During the decommissioning phase, engineers are going to take the opportunity to inspect or remove components that are buried in the shuttle and have not been inspected since construction began decades ago. The hydraulic actuators that move the shuttle's elevons, for example, are prime candidates for removal.
"I had some pretty good debates with the ground operations team about the difficulty in going to get some of these things," Shannon said. "But from an engineering standpoint, this is a once-in-a-lifetime opportunity to go see how a reusable vehicle actually weathered this many cycles, this many times on orbit, this much time in ground processing. So we'll go get representative actuators, we're going to get main engine flow liners, things that basically you started with it, then you built the orbiter around it.

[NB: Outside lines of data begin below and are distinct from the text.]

# AshutoshNirkhe/KubernetesClusterCapacity

Hardware: AMD Instinct MI355X
Metric: node×spec fit evals/sec at 1M nodes × 4K specs; % of HBM roofline (higher is better)
Workload: dtype int64; 1 GPU; C4: 1000000 nodes x 20000000 pods x 4096 specs; reduce + fit prepare + fit + finalize; nodes=1000000, pods=20000000, containers_rank0=39602467, nodes_rank0=1000000, pods_rank0=19801877, pods_per_node=poisson, mean 20, specs=4096, parallelism=node-sharded x1

## Files before the change

### include/kcc.h

```cpp
#ifndef KCC_H
#define KCC_H

#include <stdint.h>

#ifdef __cplusplus
extern "C" {
#endif

#define KCC_ABI_VERSION 2

enum {
  KCC_OK = 0,
  KCC_EINVAL = -1,
  KCC_ENOMEM = -2,
  KCC_EHIP = -3,
  KCC_ENODEV = -4,
  KCC_ERCCL = -5,
  KCC_EFAULT = -6
};

enum {
  KCC_SPEC_OK = 0,
  KCC_SPEC_DIVZERO = 1,
  KCC_SPEC_FAULT = 2
// ... 93 lines not shown
int kcc_p2p_open(kcc_ctx* ctx, int rank, const uint8_t* handles );
int kcc_exchange_finalize_async(kcc_ctx* ctx, int64_t n_specs, const int64_t* d_partial,
                                int64_t* d_totals, int32_t* d_spec_err, void* stream);
int kcc_p2p_faults(kcc_ctx* ctx, int64_t* faults);

int kcc_profile_enable(kcc_ctx* ctx, int on);
int kcc_profile_read(kcc_ctx* ctx, double* reduce_ms, int64_t* reduce_launches, double* fit_ms,
                     int64_t* fit_launches);

int kcc_reduce_faults(kcc_ctx* ctx, int64_t* faults);
int kcc_clear_faults(kcc_ctx* ctx);

int kcc_set_fit_dense(kcc_ctx* ctx, int dense);
int kcc_set_clamp_in_fit(kcc_ctx* ctx, int mode);
int kcc_clamp_in_fit_used(kcc_ctx* ctx, int* used);
int kcc_fit_stream_rows(kcc_ctx* ctx, int64_t* streamed);

double kcc_last_slow_fraction(const kcc_ctx* ctx);

int kcc_fit_slow_pairs(kcc_ctx* ctx, int64_t* slow_pairs, int64_t* pairs);

enum {
  KCC_PARSE_OK = 1,
  KCC_PARSE_ERR = 0,
  KCC_PARSE_UNSUPPORTED = -1,
  KCC_PARSE_BADOFF = -2
};
int kcc_parse_cpu_millis(kcc_ctx* ctx, int64_t n, const char* bytes, int64_t n_bytes,
                         const int64_t* offsets, uint64_t* out, int8_t* status);
int kcc_parse_bytes(kcc_ctx* ctx, int64_t n, const char* bytes, int64_t n_bytes,
// ... 71 lines not shown
```

### kubernetesclustercapacity_amd/_lib.py

```python
from __future__ import annotations

import ctypes as C
import os
import re

_HERE = os.path.dirname(os.path.abspath(__file__))
LIB_PATH = os.path.join(_HERE, "libkcc.so")
HEADER_PATH = os.path.join(os.path.dirname(_HERE), "include", "kcc.h")

KCC_OK = 0
KCC_EINVAL = -1
KCC_ENOMEM = -2
KCC_EHIP = -3
KCC_ENODEV = -4
KCC_ERCCL = -5
KCC_EFAULT = -6
ERROR_NAMES = {
    KCC_EINVAL: "KCC_EINVAL", KCC_ENOMEM: "KCC_ENOMEM", KCC_EHIP: "KCC_EHIP",
    KCC_ENODEV: "KCC_ENODEV", KCC_ERCCL: "KCC_ERCCL", KCC_EFAULT: "KCC_EFAULT",
}
KCC_SPEC_OK = 0
KCC_SPEC_DIVZERO = 1
KCC_SPEC_FAULT = 2

# ... 12 lines not shown
    "kcc_reduce_requests_async": (_int, [_vp, _i64, _i64] + [_vp] * 10),
    "kcc_fit": (_int, [_vp, _i64] + [_vp] * 6 + [_i64] + [_vp] * 4),
    "kcc_capacity": (_int, [_vp, _i64, _i64] + [_vp] * 7 + [_i64] + [_vp] * 4),
    "kcc_fit_partial_async": (_int, [_vp, _i64] + [_vp] * 6 + [_i64] + [_vp] * 4),
    "kcc_fit_prepare_async": (_int, [_vp, _i64] + [_vp] * 6 + [_i64] + [_vp] * 4),
    "kcc_fit_run_async": (_int, [_vp, _i64, _i64, _vp, _vp]),
    "kcc_fit_finalize_async": (_int, [_vp, _i64, _vp, _vp, _vp, _vp]),
    "kcc_fit_async": (_int, [_vp, _i64] + [_vp] * 6 + [_i64] + [_vp] * 5),
    "kcc_capacity_partial_async": (_int, [_vp, _i64, _i64] + [_vp] * 10 + [_i64] + [_vp] * 3
                                   + [_int, _vp]),
    "kcc_capacity_async": (_int, [_vp, _i64, _i64] + [_vp] * 10 + [_i64] + [_vp] * 5),
    "kcc_set_node_shards": (_int, [_vp, _int]),
    "kcc_set_fit_dense": (_int, [_vp, _int]),
    "kcc_set_clamp_in_fit": (_int, [_vp, _int]),
    "kcc_clamp_in_fit_used": (_int, [_vp, C.POINTER(C.c_int)]),
    "kcc_fit_stream_rows": (_int, [_vp, C.POINTER(_i64)]),
    "kcc_reduce_faults": (_int, [_vp, C.POINTER(_i64)]),
    "kcc_clear_faults": (_int, [_vp]),
    "kcc_comm_unique_id": (_int, [_vp]),
    "kcc_comm_init": (_int, [_vp, _vp, _int, _int]),
    "kcc_allreduce_partial_async": (_int, [_vp, _i64, _vp, _vp]),
    "kcc_p2p_export": (_int, [_vp, _int, _i64, _vp]),
    "kcc_p2p_open": (_int, [_vp, _int, _vp]),
    "kcc_exchange_finalize_async": (_int, [_vp, _i64, _vp, _vp, _vp, _vp]),
    "kcc_p2p_faults": (_int, [_vp, C.POINTER(_i64)]),
    "kcc_profile_enable": (_int, [_vp, _int]),
    "kcc_profile_read": (_int, [_vp] + [C.POINTER(_dbl), C.POINTER(_i64)] * 2),
    "kcc_last_slow_fraction": (_dbl, [_vp]),
    "kcc_fit_slow_pairs": (_int, [_vp, C.POINTER(_i64), C.POINTER(_i64)]),
    "kcc_parse_cpu_millis": (_int, [_vp, _i64, _vp, _i64, _vp, _vp, _vp]),
# ... 61 lines not shown
```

"It's very invasive to go in and get them, but I've asked the team to go in there and do that. We'll send those out to our labs. That's kind of the next legacy of the shuttle program is to give you a lot of material knowledge, a lot of design knowledge in how things work over a long period of time."
The shuttle will look the same to the public, but "we're going to put on some hardware so we can save some of the higher value hardware, we're going to safe it so that the public's not exposed to anything dangerous, and we'll remove some things the public would never see."
"To me, it's more important to get that engineering knowledge out of these vehicles than it is to have total accuracy in a museum."